[Exercise data Boundary: Start]
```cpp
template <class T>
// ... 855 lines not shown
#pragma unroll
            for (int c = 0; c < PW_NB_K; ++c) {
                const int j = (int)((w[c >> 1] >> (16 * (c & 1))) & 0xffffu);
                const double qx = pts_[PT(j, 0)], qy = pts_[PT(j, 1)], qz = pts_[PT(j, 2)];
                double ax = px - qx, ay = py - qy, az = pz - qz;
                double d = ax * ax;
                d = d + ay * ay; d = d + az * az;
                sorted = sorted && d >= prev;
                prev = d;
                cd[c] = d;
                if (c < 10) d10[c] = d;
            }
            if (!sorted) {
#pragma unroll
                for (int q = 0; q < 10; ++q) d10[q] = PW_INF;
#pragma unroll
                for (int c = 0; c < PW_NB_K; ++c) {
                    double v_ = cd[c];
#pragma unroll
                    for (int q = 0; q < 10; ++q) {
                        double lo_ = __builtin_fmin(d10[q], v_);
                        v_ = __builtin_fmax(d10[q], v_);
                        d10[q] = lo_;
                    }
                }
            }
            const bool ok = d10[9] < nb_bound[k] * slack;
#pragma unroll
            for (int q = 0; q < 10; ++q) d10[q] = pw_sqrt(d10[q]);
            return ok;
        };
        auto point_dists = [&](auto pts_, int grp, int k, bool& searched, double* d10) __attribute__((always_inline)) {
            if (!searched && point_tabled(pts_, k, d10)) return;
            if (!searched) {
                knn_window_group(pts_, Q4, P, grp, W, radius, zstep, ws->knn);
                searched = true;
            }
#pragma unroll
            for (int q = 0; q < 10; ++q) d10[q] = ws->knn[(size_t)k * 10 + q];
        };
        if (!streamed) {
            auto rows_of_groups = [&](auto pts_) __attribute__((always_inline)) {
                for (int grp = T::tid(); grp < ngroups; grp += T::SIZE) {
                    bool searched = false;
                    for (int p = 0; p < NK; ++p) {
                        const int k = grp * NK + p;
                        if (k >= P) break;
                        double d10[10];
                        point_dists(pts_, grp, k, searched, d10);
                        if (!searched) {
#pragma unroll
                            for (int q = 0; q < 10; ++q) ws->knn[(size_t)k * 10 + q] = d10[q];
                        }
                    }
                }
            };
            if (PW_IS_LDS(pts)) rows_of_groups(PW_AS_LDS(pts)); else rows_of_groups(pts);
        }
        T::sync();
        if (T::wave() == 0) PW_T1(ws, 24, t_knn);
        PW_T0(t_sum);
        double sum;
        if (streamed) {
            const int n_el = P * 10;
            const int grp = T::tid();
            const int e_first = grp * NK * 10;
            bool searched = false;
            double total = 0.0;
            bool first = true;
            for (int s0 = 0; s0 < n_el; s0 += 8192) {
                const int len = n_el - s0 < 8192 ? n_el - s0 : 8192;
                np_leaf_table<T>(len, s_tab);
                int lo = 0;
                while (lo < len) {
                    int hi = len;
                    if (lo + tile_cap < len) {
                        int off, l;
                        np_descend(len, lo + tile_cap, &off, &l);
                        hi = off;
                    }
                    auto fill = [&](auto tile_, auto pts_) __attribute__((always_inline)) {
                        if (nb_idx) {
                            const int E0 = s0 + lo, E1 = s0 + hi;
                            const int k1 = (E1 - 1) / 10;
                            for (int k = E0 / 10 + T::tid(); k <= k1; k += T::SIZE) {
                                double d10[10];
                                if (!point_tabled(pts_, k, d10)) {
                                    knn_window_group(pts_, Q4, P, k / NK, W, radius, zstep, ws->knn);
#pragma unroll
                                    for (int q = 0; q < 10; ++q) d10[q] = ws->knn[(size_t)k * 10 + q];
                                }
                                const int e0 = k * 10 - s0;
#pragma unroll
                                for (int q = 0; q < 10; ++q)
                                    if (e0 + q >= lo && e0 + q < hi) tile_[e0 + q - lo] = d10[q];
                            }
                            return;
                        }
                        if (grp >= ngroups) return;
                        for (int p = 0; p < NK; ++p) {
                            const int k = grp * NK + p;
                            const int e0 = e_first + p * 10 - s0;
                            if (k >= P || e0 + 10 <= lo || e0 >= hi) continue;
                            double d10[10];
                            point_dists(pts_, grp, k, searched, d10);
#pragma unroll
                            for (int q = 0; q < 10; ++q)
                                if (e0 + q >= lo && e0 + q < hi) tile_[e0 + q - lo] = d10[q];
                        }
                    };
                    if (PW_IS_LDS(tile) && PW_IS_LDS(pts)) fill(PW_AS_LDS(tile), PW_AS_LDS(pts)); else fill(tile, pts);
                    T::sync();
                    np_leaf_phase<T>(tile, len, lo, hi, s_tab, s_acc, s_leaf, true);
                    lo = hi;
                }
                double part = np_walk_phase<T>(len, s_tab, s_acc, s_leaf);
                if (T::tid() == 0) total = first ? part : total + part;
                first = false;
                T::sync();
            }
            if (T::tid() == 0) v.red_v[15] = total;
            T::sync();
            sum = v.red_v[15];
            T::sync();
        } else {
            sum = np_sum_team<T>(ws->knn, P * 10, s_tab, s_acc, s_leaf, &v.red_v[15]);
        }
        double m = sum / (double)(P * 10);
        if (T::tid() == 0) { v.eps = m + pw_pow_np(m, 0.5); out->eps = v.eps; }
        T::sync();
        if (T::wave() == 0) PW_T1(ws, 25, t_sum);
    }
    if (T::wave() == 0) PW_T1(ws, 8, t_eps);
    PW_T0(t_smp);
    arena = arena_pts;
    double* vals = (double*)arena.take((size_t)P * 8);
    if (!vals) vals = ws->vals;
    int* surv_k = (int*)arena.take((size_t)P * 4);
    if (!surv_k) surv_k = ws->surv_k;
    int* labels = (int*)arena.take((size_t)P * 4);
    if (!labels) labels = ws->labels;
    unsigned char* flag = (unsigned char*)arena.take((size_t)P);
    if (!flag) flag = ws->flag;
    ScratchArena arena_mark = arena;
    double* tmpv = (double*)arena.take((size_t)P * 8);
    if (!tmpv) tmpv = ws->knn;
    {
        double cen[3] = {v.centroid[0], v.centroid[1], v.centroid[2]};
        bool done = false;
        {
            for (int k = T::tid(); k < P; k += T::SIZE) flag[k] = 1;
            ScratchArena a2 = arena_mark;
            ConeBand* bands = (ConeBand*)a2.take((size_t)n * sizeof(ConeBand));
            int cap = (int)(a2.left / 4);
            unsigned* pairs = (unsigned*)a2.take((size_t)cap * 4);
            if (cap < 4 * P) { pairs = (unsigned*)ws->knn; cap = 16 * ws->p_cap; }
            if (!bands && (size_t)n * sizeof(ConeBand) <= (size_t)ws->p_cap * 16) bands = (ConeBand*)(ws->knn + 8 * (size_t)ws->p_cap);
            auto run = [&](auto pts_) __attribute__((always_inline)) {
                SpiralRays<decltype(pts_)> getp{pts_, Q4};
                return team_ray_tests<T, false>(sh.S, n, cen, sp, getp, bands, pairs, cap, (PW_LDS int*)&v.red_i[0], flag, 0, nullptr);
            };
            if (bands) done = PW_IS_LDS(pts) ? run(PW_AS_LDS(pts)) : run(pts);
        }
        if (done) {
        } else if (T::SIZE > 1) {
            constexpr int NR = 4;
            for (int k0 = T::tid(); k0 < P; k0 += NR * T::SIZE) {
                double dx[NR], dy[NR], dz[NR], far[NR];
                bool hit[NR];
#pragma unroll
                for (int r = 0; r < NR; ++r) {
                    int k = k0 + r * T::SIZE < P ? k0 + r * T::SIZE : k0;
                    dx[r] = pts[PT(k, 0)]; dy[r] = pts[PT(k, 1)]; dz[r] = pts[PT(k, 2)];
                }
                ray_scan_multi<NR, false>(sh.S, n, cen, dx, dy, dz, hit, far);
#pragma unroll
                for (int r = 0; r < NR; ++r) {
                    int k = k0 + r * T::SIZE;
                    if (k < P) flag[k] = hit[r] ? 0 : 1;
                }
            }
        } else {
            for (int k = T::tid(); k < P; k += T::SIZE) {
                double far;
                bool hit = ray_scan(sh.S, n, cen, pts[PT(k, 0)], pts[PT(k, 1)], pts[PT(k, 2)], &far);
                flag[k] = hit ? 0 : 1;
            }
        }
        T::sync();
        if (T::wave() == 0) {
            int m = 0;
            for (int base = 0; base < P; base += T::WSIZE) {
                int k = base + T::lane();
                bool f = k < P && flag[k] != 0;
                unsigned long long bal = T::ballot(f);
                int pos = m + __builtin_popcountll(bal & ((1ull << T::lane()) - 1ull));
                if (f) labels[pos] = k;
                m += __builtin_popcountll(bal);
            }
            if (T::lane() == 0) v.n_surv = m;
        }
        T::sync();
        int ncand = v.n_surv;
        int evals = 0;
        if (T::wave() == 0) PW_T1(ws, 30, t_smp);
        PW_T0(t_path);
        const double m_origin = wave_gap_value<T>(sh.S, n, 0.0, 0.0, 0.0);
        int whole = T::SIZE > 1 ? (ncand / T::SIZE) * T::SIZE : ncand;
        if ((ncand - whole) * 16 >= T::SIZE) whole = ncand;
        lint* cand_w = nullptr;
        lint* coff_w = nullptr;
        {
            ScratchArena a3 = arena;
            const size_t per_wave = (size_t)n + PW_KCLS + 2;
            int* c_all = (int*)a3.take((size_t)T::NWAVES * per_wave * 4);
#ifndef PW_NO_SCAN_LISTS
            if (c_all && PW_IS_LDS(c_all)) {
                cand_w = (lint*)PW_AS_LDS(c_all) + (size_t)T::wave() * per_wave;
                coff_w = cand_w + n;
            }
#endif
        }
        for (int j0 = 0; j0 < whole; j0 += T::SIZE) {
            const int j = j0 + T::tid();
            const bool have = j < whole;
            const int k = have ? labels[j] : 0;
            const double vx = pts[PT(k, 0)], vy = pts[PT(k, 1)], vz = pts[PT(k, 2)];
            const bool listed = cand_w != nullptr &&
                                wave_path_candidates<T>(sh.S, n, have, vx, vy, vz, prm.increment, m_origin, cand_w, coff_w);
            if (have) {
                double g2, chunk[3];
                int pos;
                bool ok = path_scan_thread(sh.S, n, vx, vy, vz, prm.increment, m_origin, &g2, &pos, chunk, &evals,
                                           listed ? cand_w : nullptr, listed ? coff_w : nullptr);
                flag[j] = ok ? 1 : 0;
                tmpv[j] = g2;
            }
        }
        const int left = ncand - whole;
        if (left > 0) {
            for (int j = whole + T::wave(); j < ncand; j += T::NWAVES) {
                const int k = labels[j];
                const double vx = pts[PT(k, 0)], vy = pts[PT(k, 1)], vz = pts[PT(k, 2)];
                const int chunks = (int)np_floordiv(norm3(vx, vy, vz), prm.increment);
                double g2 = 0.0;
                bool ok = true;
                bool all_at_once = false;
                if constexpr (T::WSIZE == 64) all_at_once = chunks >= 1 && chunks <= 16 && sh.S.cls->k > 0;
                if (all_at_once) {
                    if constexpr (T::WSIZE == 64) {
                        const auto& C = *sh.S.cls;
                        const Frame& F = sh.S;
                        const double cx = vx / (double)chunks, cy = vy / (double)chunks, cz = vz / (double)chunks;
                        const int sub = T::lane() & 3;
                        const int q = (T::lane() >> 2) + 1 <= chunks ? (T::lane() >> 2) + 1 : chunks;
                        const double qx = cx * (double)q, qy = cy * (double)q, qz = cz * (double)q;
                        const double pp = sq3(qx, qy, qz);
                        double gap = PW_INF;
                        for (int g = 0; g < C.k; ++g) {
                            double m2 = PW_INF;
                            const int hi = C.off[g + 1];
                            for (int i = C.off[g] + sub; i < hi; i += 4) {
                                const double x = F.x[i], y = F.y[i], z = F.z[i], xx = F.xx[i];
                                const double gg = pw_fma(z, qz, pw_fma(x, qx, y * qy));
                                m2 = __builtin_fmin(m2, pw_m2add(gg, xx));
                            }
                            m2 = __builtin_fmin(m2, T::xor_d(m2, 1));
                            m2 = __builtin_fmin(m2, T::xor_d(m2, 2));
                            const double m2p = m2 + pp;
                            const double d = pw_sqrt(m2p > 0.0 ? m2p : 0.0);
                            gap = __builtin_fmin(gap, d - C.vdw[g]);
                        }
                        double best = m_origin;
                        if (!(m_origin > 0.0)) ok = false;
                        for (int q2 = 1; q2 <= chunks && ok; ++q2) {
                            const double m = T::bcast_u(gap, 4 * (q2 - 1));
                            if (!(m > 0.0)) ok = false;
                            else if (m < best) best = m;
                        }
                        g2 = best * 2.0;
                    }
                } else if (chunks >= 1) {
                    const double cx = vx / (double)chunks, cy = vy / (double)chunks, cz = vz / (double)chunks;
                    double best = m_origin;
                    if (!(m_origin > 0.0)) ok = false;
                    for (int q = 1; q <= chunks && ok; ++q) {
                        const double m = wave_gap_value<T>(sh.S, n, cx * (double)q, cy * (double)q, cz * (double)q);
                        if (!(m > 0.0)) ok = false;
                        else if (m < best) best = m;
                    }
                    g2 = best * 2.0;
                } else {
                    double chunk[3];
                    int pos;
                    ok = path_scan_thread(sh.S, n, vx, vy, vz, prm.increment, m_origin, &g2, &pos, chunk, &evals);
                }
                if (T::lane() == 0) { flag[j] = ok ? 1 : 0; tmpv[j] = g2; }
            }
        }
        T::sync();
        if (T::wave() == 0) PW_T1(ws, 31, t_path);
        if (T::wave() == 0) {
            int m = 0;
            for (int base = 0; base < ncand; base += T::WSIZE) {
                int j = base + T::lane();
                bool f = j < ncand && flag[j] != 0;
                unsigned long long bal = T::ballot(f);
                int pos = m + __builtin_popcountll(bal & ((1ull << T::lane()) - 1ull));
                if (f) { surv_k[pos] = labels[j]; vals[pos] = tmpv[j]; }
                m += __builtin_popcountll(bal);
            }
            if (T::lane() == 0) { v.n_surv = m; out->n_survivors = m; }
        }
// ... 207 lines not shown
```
[Exercise data Boundary: End]
[Exercise data Boundary: Start]
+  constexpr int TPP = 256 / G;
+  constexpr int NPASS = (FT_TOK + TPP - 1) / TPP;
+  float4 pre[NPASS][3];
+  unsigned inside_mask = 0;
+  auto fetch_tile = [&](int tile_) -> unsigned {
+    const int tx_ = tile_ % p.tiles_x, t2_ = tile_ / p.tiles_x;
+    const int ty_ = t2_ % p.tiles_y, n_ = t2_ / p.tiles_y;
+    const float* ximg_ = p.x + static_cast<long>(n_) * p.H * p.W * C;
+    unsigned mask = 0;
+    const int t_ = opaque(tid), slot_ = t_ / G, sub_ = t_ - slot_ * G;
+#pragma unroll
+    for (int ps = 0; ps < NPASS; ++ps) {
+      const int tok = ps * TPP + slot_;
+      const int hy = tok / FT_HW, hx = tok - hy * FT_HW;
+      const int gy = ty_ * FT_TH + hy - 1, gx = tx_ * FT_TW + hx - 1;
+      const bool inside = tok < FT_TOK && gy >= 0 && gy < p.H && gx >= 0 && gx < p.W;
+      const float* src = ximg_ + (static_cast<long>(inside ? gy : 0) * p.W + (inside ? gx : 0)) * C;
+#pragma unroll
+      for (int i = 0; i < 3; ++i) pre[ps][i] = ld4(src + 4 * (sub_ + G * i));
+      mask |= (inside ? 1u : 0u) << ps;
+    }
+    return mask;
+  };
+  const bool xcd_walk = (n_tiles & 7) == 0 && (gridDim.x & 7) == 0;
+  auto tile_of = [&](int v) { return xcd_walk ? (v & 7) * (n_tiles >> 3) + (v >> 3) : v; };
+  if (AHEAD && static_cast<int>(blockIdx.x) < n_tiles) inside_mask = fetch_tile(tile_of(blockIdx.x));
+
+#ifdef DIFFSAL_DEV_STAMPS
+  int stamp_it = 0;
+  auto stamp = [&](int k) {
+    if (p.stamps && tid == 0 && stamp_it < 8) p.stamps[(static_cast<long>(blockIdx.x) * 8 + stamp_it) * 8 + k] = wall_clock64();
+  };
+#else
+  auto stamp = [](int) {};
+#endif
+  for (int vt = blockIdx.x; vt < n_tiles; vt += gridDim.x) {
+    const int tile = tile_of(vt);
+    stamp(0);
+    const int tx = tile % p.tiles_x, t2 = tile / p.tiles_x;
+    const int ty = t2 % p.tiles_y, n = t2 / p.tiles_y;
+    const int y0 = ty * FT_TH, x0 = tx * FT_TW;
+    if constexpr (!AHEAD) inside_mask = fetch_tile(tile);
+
[Exercise data Boundary: End]
§ What to produce:
Copy, from the material, each line that holds the string "total".

§ Task response:
            double total = 0.0;
                if (T::tid() == 0) total = first ? part : total + part;
            if (T::tid() == 0) v.red_v[15] = total;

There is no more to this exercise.